Ada Tasks also bear some semblance to goroutines. (In the sense that they
share memory by communicating instead of communicating by sharing memory.)

It's definitely a nice and well-designed language IMO—with a share of
annoyances[1] and flaws—but overall deserving of more attention than it gets.
Lately I've gotten comfortable enough with it that I have been making a habit
of reaching for Ada for side-projects where I would formerly use C. (For
example, I'm writing a toy X window manager in Ada at the moment—using XCB
from Ada is a little ugly at times but definitely bearable.)

1\. For example, why can't a record discriminant be a range bound? Answer:
standards committee didn't think people would use it.

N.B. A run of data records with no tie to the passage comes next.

+                                                            float* __restrict__ pmean, float* __restrict__ prstd,
+                                                            float* __restrict__ lossinfo, double* __restrict__ acc, ProjNormFin fin) {
+  constexpr int EPC = TT<T>::EPC;
+  __shared__ float xin[4096];
+  __shared__ float red[256 * 8];
+  __shared__ float part[256];
+  __shared__ float sh[4];
+  __shared__ double s0sh;
+  __shared__ float ksh;
+  const int C = a.C, AW = C + 2;
+  if (a.active[blockIdx.x]) {
+    if (threadIdx.x == 0) { l2m[blockIdx.x] = 0.f; pmean[blockIdx.x] = 0.f; prstd[blockIdx.x] = 1.f; }
+  } else {
+    const int L = a.fd * a.fh * a.fw;
+    const int b = blockIdx.x / L, l = blockIdx.x % L;
+    const int pw = l % a.fw, ph = (l / a.fw) % a.fh, pd = l / (a.fw * a.fh);
+    const size_t pbase = (((size_t)b * a.D + pd * 16) * a.H + ph * 16) * a.W + pw * 16;
+    float mean, rstd;
+    {
+      const int z = threadIdx.x >> 4, y = threadIdx.x & 15;
+      const size_t base = pbase + ((size_t)z * a.H + y) * a.W;
+      float xi[16];
+#pragma unroll
+      for (int q = 0; q < 4; ++q) {
+        const f32x4 t = *(const f32x4*)(a.inp + base + 4 * q);
+#pragma unroll
+        for (int i = 0; i < 4; ++i) xi[4 * q + i] = t[i];
+      }
+      float s = 0.f;
+#pragma unroll
+      for (int i = 0; i < 16; ++i) s += xi[i];
+      mean = block_sum256(s, sh) * (1.f / 4096.f);
+      float s2 = 0.f;
+#pragma unroll
+      for (int i = 0; i < 16; ++i) { const float d = xi[i] - mean; s2 += d * d; }
+      const float var = block_sum256(s2, sh) * (1.f / 4095.f);
+      rstd = 1.f / sqrtf(var + 1e-6f);
+#pragma unroll
+      for (int i = 0; i < 16; ++i) xin[threadIdx.x * 16 + i] = xi[i];
+    }
+    __syncthreads();
+    Walk<T> wk(C);
+    float aw[EPC], mu[EPC], s1[EPC], p0 = 0.f, e = 0.f, sb = 0.f;
+#pragma unroll
+    for (int i = 0; i < EPC; ++i) {
+      const int c = wk.cl * EPC + i;
+      s1[i] = 0.f;
+      aw[i] = wk.live ? a.w[c] * a.psc[c] : 0.f; mu[i] = wk.live ? a.mean[c] : 0.f;
+      if (wk.live) p0 += a.w[c] * a.psh[c];
+    }
+    const float bias = a.b[0];
+    const int npass = (4096 + wk.vpp - 1) / wk.vpp;
+    constexpr int U = FAST ? 4 : 1;
+    for (int it = 0; it < npass; it += U) {
+      float f[U][EPC];
+      bool ok[U];
+#pragma unroll
+      for (int u = 0; u < U; ++u) {
+        const int j = (it + u) * wk.vpp + wk.vl;
+        ok[u] = FAST || (wk.live && j < 4096);
+        if (ok[u]) {
+          const size_t v = pbase + ((size_t)(j >> 8) * a.H + ((j >> 4) & 15)) * a.W + (j & 15);
+          chunk_to_f<T>(*(const u32x4*)(x + v * C + wk.cl * EPC), f[u]);
+        }
+      }
+#pragma unroll
+      for (int u = 0; u < U; ++u) {
+        const int j = (it + u) * wk.vpp + wk.vl;
+        float p = p0;
+        if (ok[u])
+#pragma unroll
+          for (int i = 0; i < EPC; ++i) p += f[u][i] * aw[i];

Of course, this means if
you have an array of discriminated size, you can't conveniently have a type
for a position in it. e.g.

    
    
      type Thing_Stack (Max_Size : Positive) is record
        Elements : array (Positive range 1 .. Max_Size) of Thing;
        Top_Index : Positive range 0 .. Max_Size := 0;  -- 0 = Empty stack
      end record;
    

Fails to compile with "Discriminant cannot constrain scalar type". According
to [2], this is because

> This restriction is left over from Ada 83 (RM83 3.7.1(6)). We considered
> removing this restriction in Ada 95, but ultimately decided that the
> implementation effort to support this modest extension would outweigh the
> (more?) modest benefits. Perhaps a short-sighted decision, in retrospect...

> As for why the original Ada 83 restriction existed, noone knows for sure,
> but it probably relates to the historical purpose of discriminants as only
> for controlling the "shape" of the record, rather than being seen (as in Ada
> 95) as more general type "parameters."

And apparently it got left in Ada 2012 also.

(For C people, this is basically:

    
    
      typedef struct {
        size_t max_size, top_index;
        thing elements[];
      } thing_stack;
    

but bounds-checked and without the annoyance of allocating flexible array
members.)

2\. [http://computer-programming-
forum.com/44-ada/82b646ab38d529a...](http://computer-programming-
forum.com/44-ada/82b646ab38d529af.htm)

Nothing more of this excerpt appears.